Exo4:21 And the LORD said unto Moses, When thou goest to return into Egypt, see that thou do all those wonders before Pharaoh, which I have put in thine hand: but I will harden his heart, that he shall not let the people go.  [Emphasis added]

And God reiterates this in chapter 7:

Exo7:3 And I will harden Pharaoh's heart, and multiply my signs and my wonders in the land of Egypt.  [Emphasis added]

In other words, God is going to force Pharaoh to refuse!  And why?  So that God will have an opportunity to show off how bad-ass He can be!

That would be bad enough if God just took it out on Pharaoh, but He doesn't.  All of the Egyptian people suffer despite the fact that most of them probably don't even have clue what is going on, let alone a say in the decision-making.  Egypt is not a democracy.  The proceedings inside Pharaoh's palace are not being streamed live on CNN.  But the plagues come regardless.

And they culminate, of course, in the Killing of the Firstborn, which was also, it turns out, always part of God's Plan:

Exo4:22-23 And thou shalt say unto Pharaoh, Thus saith the LORD, Israel is my son, even my firstborn: And I say unto thee, Let my son go, that he may serve me: and if thou refuse to let him go, behold, I will slay thy son, even thy firstborn.

Of course, everyone focuses on the firstborn of Pharaoh, because it's a lot easier to justify the killing of an innocent child if that child happens to be the son of a hated ruler.  But what about all the others?

Exo11:5 And all the firstborn in the land of Egypt shall die, from the first born of Pharaoh that sitteth upon his throne, even unto the firstborn of the maidservant that is behind the mill; and all the firstborn of beasts.

I can't even begin to imagine the emotional pain that God inflicted on the mothers and fathers of Egypt that day, none of whom had any moral culpability in the enslavement of the Israelites.  Certainly the maidservant that was behind the mill didn't have a say in the matter, but she lost her child nonetheless.

(My sister died three years ago, and it nearly destroyed my mother.  And my sister wasn't even the firstborn.)

These are not the actions of a kind, loving God.  These are the actions of a barbarous psychopathic madman.  A core tenet of Christianity is supposed to be that killing innocents is not justifiable under any circumstances, and yet this is exactly what God did.  And He did it not in service of a higher goal, not to persuade Pharaoh to let the people go (because, as I noted earlier, even Pharaoh didn't actually have a choice) but just to give Himself an opportunity to show off.  It is hard for me to imagine a more evil act.  (And yet God actually manages to top Himself with eternal punishment for non-believers, but that's another story.)
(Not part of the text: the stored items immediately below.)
@@ -77,14 +96,15 @@
     constexpr int XS = K + 8;
     constexpr int ES = 36;
     __shared__ __attribute__((aligned(16))) bf16 xs[XLDS ? WS_BM * XS : 8];
-    __shared__ __attribute__((aligned(16))) float ep_all[4 * WS_BM * ES];
+    static_assert(ES == 36, "ws_ep_floats");
+    __shared__ __attribute__((aligned(16))) float ep_all[ws_ep_floats(N, EPI)];
 
     const int lane = threadIdx.x & 63;
     const int wave = __builtin_amdgcn_readfirstlane(threadIdx.x >> 6);
     const int wn = wave % WN;
     const int r = lane & 31, h = lane >> 5;
     const long m0 = (long)blockIdx.x * ws_tokens(N) + WS_BM * (wave / WN);
-    float* ep = ep_all + wave * WS_BM * ES;
+    float* ep = ep_all + (EPI == WS_LNBWD ? 0 : wave * WS_BM * ES);
 
     const int rot = WS_ROT ? (int)((blockIdx.x >> 3) % NT) : 0;
     const int tb = NS > 1 ? (int)blockIdx.y * NT : 0;
@@ -151,7 +171,18 @@
     static_assert(EPI != WS_RESID_LN || !BF, "gemm_ws: the LayerNorm epilogue writes the fp32 residual stream");
     float bv[8], rv[8][4], sv[8];
     const auto rs_s = buf_rsrc(wsc, F8 == 1 ? (long)N * 4 : 0);
-    f32x16 keep[EPI == WS_LNBWD ? NT : 1][2];
+    constexpr bool LNB = EPI == WS_LNBWD;
+    constexpr int LN_LPR = LNB ? N / 4 : 64, LN_RPI = 64 / LN_LPR, LN_NI = 16 / LN_RPI;
+    constexpr int LN_PPU = (2 * LN_NI + U - 1) / U;
+    constexpr int LN_DS = N + 4;
+    static_assert(!LNB || (LN_LPR == 32 || LN_LPR == 64), "gemm_ws: the row phase holds C = 128 or 256");
+    static_assert(!LNB || WS_BM * LN_DS * 2 <= (int)sizeof(ep_all), "gemm_ws: the dh tile must fit the epilogue region");
+    static_assert(!LNB || (XLDS && 8 * N * 4 <= (int)sizeof(xs)), "gemm_ws: the column partials reuse the token panel");
+    bf16* dht = reinterpret_cast<bf16*>(ep_all);
+    const int ln_c0 = 4 * (lane % LN_LPR);
+    float px[LNB ? LN_NI : 1][4], pr[LNB ? LN_NI : 1][4], ln_gw[4], ln_mu = 0.f, ln_rs = 0.f;
+    const auto rs_lx = buf_rsrc(LNB ? ln.x + m0 * N : nullptr, LNB ? (M - m0) * N * 4 : 0);
+    const auto rs_lr = buf_rsrc(LNB && ln.dres ? ln.dres + m0 * N : nullptr, LNB && ln.dres ? (M - m0) * N * 4 : 0);
     float yk[EPI == WS_RESID_LN ? NT : 1][8][4];
     float lg[EPI == WS_RESID_LN ? NT : 1][4], lb[EPI == WS_RESID_LN ? NT : 1][4];
     if constexpr (EPI == WS_RESID_LN) {
@@ -165,6 +196,22 @@
 #pragma unroll
     for (int u = 0; u < U; ++u) {
         const int c = u % CH;
+        if constexpr (LNB) {
+            if (u == 0) {
+                load4(ln.gamma + ln_c0, ln_gw);
+                ln_mu = ln.mean[m0 + 16 * wave + (lane & 15)];
+                ln_rs = ln.rstd[m0 + 16 * wave + (lane & 15)];
+            }
+#pragma unroll
+            for (int j = 0; j < LN_PPU; ++j) {
+                const int p = u * LN_PPU + j, i = p >> 1;
+                if (p < 2 * LN_NI) {
+                    const unsigned off = (unsigned)((16 * wave + LN_RPI * i + lane / LN_LPR) * N + ln_c0) * 4;
+                    if (p & 1) buf_ld4(rs_lr, off, pr[i]);
+                    else buf_ld4(rs_lx, off, px[i]);
+                }
+            }
+        }
         if (EPI != WS_LNBWD && c == CH - 1) {
             const int n0 = 32 * (wn + WN * tile_of(u / CH));
             if constexpr (BF) {
@@ -209,8 +256,16 @@
         __builtin_amdgcn_sched_barrier(0);
         if (c != CH - 1) continue;
         if constexpr (EPI == WS_LNBWD) {
-            keep[u / CH][0] = a0;
-            keep[u / CH][1] = a1;
+            const int n0 = 32 * (wn + WN * tile_of(u / CH));
+#pragma unroll
+            for (int t = 0; t < 2; ++t) {
+                const f32x16& a = t ? a1 : a0;
+#pragma unroll
+                for (int g = 0; g < 4; ++g) {
+                    const float v[4] = {a[4 * g], a[4 * g + 1], a[4 * g + 2], a[4 * g + 3]};
+                    store4(dht + (32 * t + r) * LN_DS + n0 + 8 * g + 4 * h, v);
+                }
+            }
             a0 = f32x16{};
             a1 = f32x16{};
             continue;
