template <typename IdxT>
__global__ __launch_bounds__(KP_WAVES * 64, 3) void k_kpconv_fused32(const float* __restrict__ s_feats, const uint8_t* __restrict__ s_pos,
                                                                     const float* __restrict__ q_pts, const float* __restrict__ s_pts,
                                                                     const IdxT* __restrict__ idx, int64_t M, int64_t Ns, int H, KPoints kp,
                                                                     float sigma, const float* __restrict__ W, const float* __restrict__ bias,
                                                                     float* __restrict__ out, const int64_t* __restrict__ seg_len, int S,
                                                                     int groups, double* __restrict__ stats, const int32_t* __restrict__ order) {
  constexpr int C = KF_C, V = 2, D = 4;
  __shared__ __attribute__((aligned(16))) float s_D[KF_Q * KF_LD];
  __shared__ __attribute__((aligned(16))) float s_P[KP_WAVES][KF_Q][C];
  __shared__ __attribute__((aligned(16))) float4 s_rel[KP_WAVES][KP_HMAX + 8];
  __shared__ int64_t s_m[KF_Q], s_start[KF_MAX_SEG + 1];
  __shared__ float s_nn[KF_Q];
  __shared__ int s_seg[KF_Q];
  const int lane = threadIdx.x & 63, w = __builtin_amdgcn_readfirstlane(threadIdx.x >> 6);
  const int sub = lane >> 4, col = lane & 15;
  const float inv_sigma = 1.f / sigma;
  float kx = 0.f, ky = 0.f, kz = 0.f;
#pragma unroll
  for (int k = 0; k < KP_K; ++k)
    if (col == k) {
      kx = kp.p[k][0];
      ky = kp.p[k][1];
      kz = kp.p[k][2];
    }
  const bool real_k = col < KP_K;
  if (threadIdx.x == 0) {
    int64_t o = 0;
    for (int i = 0; i < S; ++i) {
      s_start[i] = o;
      o += seg_len ? seg_len[i] : M;
    }
    s_start[S] = o;
  }
  float breg[KF_KW / 4][2];
  {
    const float* wr = W + static_cast<int64_t>(KF_KW * w + (KF_KW / 4) * sub) * C + col;
#pragma unroll
    for (int st = 0; st < KF_KW / 4; ++st) {
      breg[st][0] = wr[st * C];
      breg[st][1] = wr[st * C + 16];
    }
  }
  const int eq = threadIdx.x >> 4, ec = (threadIdx.x & 15) * 2;
  const float2 bias2 = bias ? *reinterpret_cast<const float2*>(bias + ec) : make_float2(0.f, 0.f);
  int my_seg = -1;
  double rs[2] = {0.0, 0.0}, rss[2] = {0.0, 0.0};
  const int gs = stats ? C / groups : 1;
  double* rep = stats ? stats + static_cast<int64_t>(blockIdx.x % GN_REPLICAS) * S * groups * 2 : nullptr;
  auto flush_thread = [&]() {
    if (my_seg < 0 || !rep) return;
#pragma unroll
    for (int j = 0; j < 2; ++j) {
      double* d = rep + (static_cast<int64_t>(my_seg) * groups + (ec + j) / gs) * 2;
      atomicAdd(d, rs[j]);
      atomicAdd(d + 1, rss[j]);
    }
  };
  __syncthreads();

  const int xcd = blockIdx.x & 7, slot = blockIdx.x >> 3, nslots = gridDim.x >> 3;
  const int64_t per = (M + 7) / 8;
  const int64_t band_begin = xcd * per, band_end = min(M, band_begin + per);
  for (int64_t t0 = band_begin + static_cast<int64_t>(slot) * KF_Q; t0 < band_end; t0 += static_cast<int64_t>(nslots) * KF_Q) {
    for (int i = 0; i < KF_QW; ++i) {
      const int ql = w * KF_QW + i;
      const int64_t t = t0 + ql;
      if (t >= band_end) {
        if (lane == 0) s_m[ql] = -1;
        continue;
      }
      const int64_t m = order ? order[t] : t;
      const float qx = q_pts[3 * m], qy = q_pts[3 * m + 1], qz = q_pts[3 * m + 2];
      int n = 0, cnt = 0;
      for (int h0 = 0; h0 < H; h0 += 64) {
        const int h = h0 + lane;
        int64_t j = Ns;
        if (h < H) j = static_cast<int64_t>(idx[m * H + h]);
        const bool ok = j >= 0 && j < Ns;
        const uint64_t mk = wave_ballot(ok);
        bool positive = false;
        if (ok) {
          const int sl = n + mbcnt_lt(mk);
          s_rel[w][sl] = make_float4(s_pts[3 * j] - qx, s_pts[3 * j + 1] - qy, s_pts[3 * j + 2] - qz, __uint_as_float(static_cast<uint32_t>(j)));
          positive = s_pos[j] != 0;
        }
        n += __popcll(mk);
        cnt += __popcll(wave_ballot(positive));
      }
      wave_lds_sync();
      floatx4 acc[V];
#pragma unroll
      for (int v = 0; v < V; ++v) acc[v] = floatx4{0.f, 0.f, 0.f, 0.f};
      const int steps = (n + 3) >> 2;
      float4 p[D];
      float2 f[D];
      auto fetch = [&](int st, float4& pp, float2& ff) {
        const int h = 4 * st + sub;
        pp = s_rel[w][h < n ? h : n - 1];
        ff = *reinterpret_cast<const float2*>(s_feats + static_cast<int64_t>(__float_as_uint(pp.w)) * C + V * col);
      };
      if (n > 0) {
        auto compute = [&](int st, const float4& pp, const float2& ff) {
          const float ex = pp.x - kx, ey = pp.y - ky, ez = pp.z - kz;
          float wv = fmaxf(fmaf(-__builtin_amdgcn_sqrtf(fmaf(ez, ez, fmaf(ey, ey, ex * ex))), inv_sigma, 1.f), 0.f);
          wv = (real_k && 4 * st + sub < n) ? wv : 0.f;
          acc[0] = __builtin_amdgcn_mfma_f32_16x16x4f32(wv, ff.x, acc[0], 0, 0, 0);
          acc[1] = __builtin_amdgcn_mfma_f32_16x16x4f32(wv, ff.y, acc[1], 0, 0, 0);
        };
#pragma unroll
        for (int d = 0; d < D; ++d) fetch(d, p[d], f[d]);
        int s0 = 0;
        for (; s0 + D <= steps; s0 += D) {
#pragma unroll
          for (int d = 0; d < D; ++d) {
            compute(s0 + d, p[d], f[d]);
            fetch(s0 + d + D, p[d], f[d]);
          }
        }
#pragma unroll
        for (int d = 0; d < D - 1; ++d)
          if (s0 + d < steps) compute(s0 + d, p[d], f[d]);
      }
      float* drow = s_D + ql * KF_LD + V * col;
#pragma unroll
      for (int r = 0; r < 4; ++r) {
        const int k = 4 * sub + r;
        if (k < KP_K) *reinterpret_cast<float2*>(drow + k * C) = make_float2(acc[0][r], acc[1][r]);
      }
      if (lane == 0) {
        int sg = 0;
        while (sg + 1 < S && m >= s_start[sg + 1]) ++sg;
        s_m[ql] = m;
        s_nn[ql] = static_cast<float>(cnt > 1 ? cnt : 1);
        s_seg[ql] = sg;
      }
// ... 146 lines not shown
      a[15] += f > 0.f ? 1.f : 0.f;
      const float dx = px - qx, dy = py - qy, dz = pz - qz;
#pragma unroll
      for (int k = 0; k < KP_K; ++k) {
        const float ex = dx - kp.p[k][0], ey = dy - kp.p[k][1], ez = dz - kp.p[k][2];
        a[k] = fmaf(fmaxf(fmaf(-__builtin_amdgcn_sqrtf(fmaf(ez, ez, fmaf(ey, ey, ex * ex))), inv_sigma, 1.f), 0.f), f, a[k]);
      }
    };
    if (r0.j >= 0 && r0.j < Ns) add(n0.f, n0.x, n0.y, n0.z);
    for (int h = lane + 64; h < H; h += 64) {
      const int64_t j = static_cast<int64_t>(idx[m * H + h]);
      if (j >= 0 && j < Ns) add(s_feats[j], s_pts[3 * j], s_pts[3 * j + 1], s_pts[3 * j + 2]);
    }
    {
      const bool u5 = lane & 32, u4 = lane & 16, u3 = lane & 8, u2 = lane & 4;
      float b8[8], b4[4], b2[2], b1;
#pragma unroll
      for (int i = 0; i < 8; ++i) b8[i] = (u5 ? a[i + 8] : a[i]) + __shfl_xor(u5 ? a[i] : a[i + 8], 32);
#pragma unroll
      for (int i = 0; i < 4; ++i) b4[i] = (u4 ? b8[i + 4] : b8[i]) + __shfl_xor(u4 ? b8[i] : b8[i + 4], 16);
#pragma unroll
      for (int i = 0; i < 2; ++i) b2[i] = (u3 ? b4[i + 2] : b4[i]) + __shfl_xor(u3 ? b4[i] : b4[i + 2], 8);
      b1 = (u2 ? b2[1] : b2[0]) + __shfl_xor(u2 ? b2[0] : b2[1], 4);
      b1 += __shfl_xor(b1, 2);
      b1 += __shfl_xor(b1, 1);
      if ((lane & 3) == 0) s_a[w][(u5 ? 8 : 0) + (u4 ? 4 : 0) + (u3 ? 2 : 0) + (u2 ? 1 : 0)] = b1;
    }
    wave_lds_sync();
    const float cntf = s_a[w][15];
    const float div = cntf > 1.f ? cntf : 1.f;
    float av[KP_K];
#pragma unroll
    for (int k = 0; k < KP_K; ++k) av[k] = s_a[w][k];
#pragma unroll
    for (int q = 0; q < MAXO; ++q) {
      const int o = lane + 64 * q;
      if (o < Cout) {
        float v = 0.f;
#pragma unroll
        for (int k = 0; k < KP_K; ++k) v = fmaf(av[k], wreg[q][k], v);
        v = v / div;
        if (bias) v += breg[q];
        out[m * Cout + o] = v;
      }
    }
    wave_lds_sync();
    r0 = r1;
    n0 = n1;
    r1 = r2;
  }
}
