#define RENDER_THREADS 256
__device__ __forceinline__ bool in_same_room(const RgState &S, const RgConfig &c, int e, int ax, int ay, int bx, int by) {
    int id = room_id_of(c, ax, ay);
    if (id < 0 || room_id_of(c, bx, by) != id) return false;
    uint8_t meta = S.room_meta[id * S.n + e];
    if ((meta & RM_KIND_MASK) == RK_EMPTY) return true;
    int x0, y0, x1, y1;
    unpack_rect(S.room_rect[id * S.n + e], x0, y0, x1, y1);
    bool ina = ax >= x0 && ax < x1 && ay >= y0 && ay < y1, inb = bx >= x0 && bx < x1 && by >= y0 && by < y1;
    return ina == inb;
}

__global__ void __launch_bounds__(RENDER_THREADS) k_render(RgState S, RgConfig c) {
    __shared__ uint8_t s_scr[RG_MAX_W * RG_MAX_H];
    const int tid = threadIdx.x, W = c.width, H = c.height, HW = W * H, n = S.n;
    const int nrooms = c.room_num_x * c.room_num_y;
    for (int e = blockIdx.x; e < n; e += gridDim.x) {
        const uint32_t fl = S.flags[e];
        if (!(fl & RG_FLAG_REDRAW)) continue;
        const uint16_t *cell = S.cell + (size_t)e * HW;
        const bool upd_hist = !(fl & RG_FLAG_HIST_STALE);
        uint8_t *hist = S.hist + (size_t)e * HW;
// ... 89 lines not shown
    for (size_t g = (size_t)blockIdx.x * blockDim.x + threadIdx.x; g < total; g += (size_t)gridDim.x * blockDim.x) {
        int e = (int)(g / q), i = (int)(g - (size_t)e * q);
        uint32_t s4 = reinterpret_cast<const uint32_t *>(screen + (size_t)e * rs)[i];
        uint32_t a = tile_to_sym(s4 & 0xff), b = tile_to_sym((s4 >> 8) & 0xff), cc = tile_to_sym((s4 >> 16) & 0xff), d = tile_to_sym(s4 >> 24);
        if (a >= symbol_max || b >= symbol_max || cc >= symbol_max || d >= symbol_max) {
            if (flags) atomicOr(&flags[e], RG_FLAG_ERR_TILE);
            atomicOr(err_any, RG_FLAG_ERR_TILE);
        }
        float4 *o = reinterpret_cast<float4 *>(out + (size_t)(ext ? ext[e] : e) * nplanes * hw) + i;
        for (uint32_t ch = 0; ch < (uint32_t)planes_sym; ch++) {
            float4 v;
            v.x = a == ch ? 1.f : 0.f; v.y = b == ch ? 1.f : 0.f; v.z = cc == ch ? 1.f : 0.f; v.w = d == ch ? 1.f : 0.f;
            if (ch >= symbol_max) v.x = v.y = v.z = v.w = 0.f;
            o[(size_t)ch * q] = v;
        }
        int p = planes_sym;
        for (int bb = 0; bb < 9; bb++)
            if (sflag & (1u << bb)) {
                float f = (float)status[(size_t)e * rst + kStatusIdx[bb]];
                float4 sv; sv.x = sv.y = sv.z = sv.w = f;
                o[(size_t)p * q] = sv;
                p++;
            }
        if (with_hist) {
            uint32_t h4 = reinterpret_cast<const uint32_t *>(hist + (size_t)e * rs)[i];
            float4 hv;
            hv.x = (h4 & 0xff) ? 1.f : 0.f; hv.y = (h4 & 0xff00) ? 1.f : 0.f; hv.z = (h4 & 0xff0000) ? 1.f : 0.f; hv.w = (h4 >> 24) ? 1.f : 0.f;
            o[(size_t)p * q] = hv;
        }
    }
}

#define OBS_THREADS 256
__device__ __forceinline__ void store_obs(float4 *p, float4 v) {
    typedef float f4v __attribute__((ext_vector_type(4)));
    f4v nv = {v.x, v.y, v.z, v.w};
#ifdef RG_EXP_OBS_PLAIN_STORES
    *reinterpret_cast<f4v *>(p) = nv;
#else
    __builtin_nontemporal_store(nv, reinterpret_cast<f4v *>(p));
#endif
}
struct ObsTabs { uint32_t w[RG_OBS_REC_WORDS(RG_OBS_MAX_ROOMS)]; };
#define OBS_ENV_BYTES(hw) ((((size_t)(hw) + sizeof(ObsTabs)) + 15) & ~(size_t)15)
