@@ -110,6 +127,13 @@
     asm volatile(
         "cp.async.bulk.tensor.3d.shared::cluster.global.mbarrier::complete_tx::bytes [%0], [%1, {%3, %4, %5}], [%2];"
         ::"r"(smem_u32(dst)), "l"(m), "r"(smem_u32(bar)), "r"(c0), "r"(c1), "r"(c2)
+        : "memory");
+}
+
+__device__ __forceinline__ void tma_load_3d_pair(void *dst, const CUtensorMap *m, uint32_t bar_cluster, int c0, int c1, int c2) {
+    asm volatile(
+        "cp.async.bulk.tensor.3d.cta_group::2.shared::cluster.global.mbarrier::complete_tx::bytes [%0], [%1, {%3, %4, %5}], [%2];"
+        ::"r"(smem_u32(dst)), "l"(m), "r"(bar_cluster), "r"(c0), "r"(c1), "r"(c2)
         : "memory");
 }
 
@@ -132,15 +156,24 @@
 __device__ __forceinline__ void bulk_commit_group() { asm volatile("cp.async.bulk.commit_group;" ::: "memory"); }
 __device__ __forceinline__ void bulk_wait_group0() { asm volatile("cp.async.bulk.wait_group 0;" ::: "memory"); }
 
+template <int CG = 1>
 __device__ __forceinline__ void tmem_alloc(uint32_t *holder_smem, uint32_t ncols) {
-    asm volatile("tcgen05.alloc.cta_group::1.sync.aligned.shared::cta.b32 [%0], %1;" ::"r"(smem_u32(holder_smem)), "r"(ncols)
-                 : "memory");
-}
+    if constexpr (CG == 2)
+        asm volatile("tcgen05.alloc.cta_group::2.sync.aligned.shared::cta.b32 [%0], %1;" ::"r"(smem_u32(holder_smem)), "r"(ncols)
+                     : "memory");
+    else
+        asm volatile("tcgen05.alloc.cta_group::1.sync.aligned.shared::cta.b32 [%0], %1;" ::"r"(smem_u32(holder_smem)), "r"(ncols)
+                     : "memory");
+}
+template <int CG = 1>
 __device__ __forceinline__ void tmem_relinquish() {
-    asm volatile("tcgen05.relinquish_alloc_permit.cta_group::1.sync.aligned;" ::: "memory");
-}
+    if constexpr (CG == 2) asm volatile("tcgen05.relinquish_alloc_permit.cta_group::2.sync.aligned;" ::: "memory");
+    else asm volatile("tcgen05.relinquish_alloc_permit.cta_group::1.sync.aligned;" ::: "memory");
+}
+template <int CG = 1>
 __device__ __forceinline__ void tmem_dealloc(uint32_t taddr, uint32_t ncols) {
-    asm volatile("tcgen05.dealloc.cta_group::1.sync.aligned.b32 %0, %1;" ::"r"(taddr), "r"(ncols) : "memory");
+    if constexpr (CG == 2) asm volatile("tcgen05.dealloc.cta_group::2.sync.aligned.b32 %0, %1;" ::"r"(taddr), "r"(ncols) : "memory");
+    else asm volatile("tcgen05.dealloc.cta_group::1.sync.aligned.b32 %0, %1;" ::"r"(taddr), "r"(ncols) : "memory");
 }
 __device__ __forceinline__ void tc_fence_before() { asm volatile("tcgen05.fence::before_thread_sync;" ::: "memory"); }
 __device__ __forceinline__ void tc_fence_after() { asm volatile("tcgen05.fence::after_thread_sync;" ::: "memory"); }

This would be bad enough by itself, but then later, at God's command, the Israelites go on a genocidal spree through Canaan that makes the Killing of the Firstborn look humane by comparison:

Deu2:34 And we took all his cities at that time, and utterly destroyed the men, and the women, and the little ones, of every city, we left none to remain:

Deu3:6 And we utterly destroyed them, as we did unto Sihon king of Heshbon, utterly destroying the men, women, and children, of every city.

Deu20:16-17 But of the cities of these people, which the LORD thy God doth give thee for an inheritance, thou shalt save alive nothing that breatheth: But thou shalt utterly destroy them; namely, the Hittites, and the Amorites, the Canaanites, and the Perizzites, the Hivites, and the Jebusites; as the LORD thy God hath commanded thee:

Josh6:21 And they utterly destroyed all that was in the city, both man and woman, young and old, and ox, and sheep, and ass, with the edge of the sword.

And that's just a small sample.

Apologists will tell you that all this slaughter was justified because the Canaanites (and the Hittites and the Amorites and the Perizzites and the Hivites and the Jebusites) were utterly corrupt and evil and deserved to be destroyed down to the last man, woman, and child.  And what is the evidence that they were so irredeemably corrupt?  They were sacrificing their children to Molech.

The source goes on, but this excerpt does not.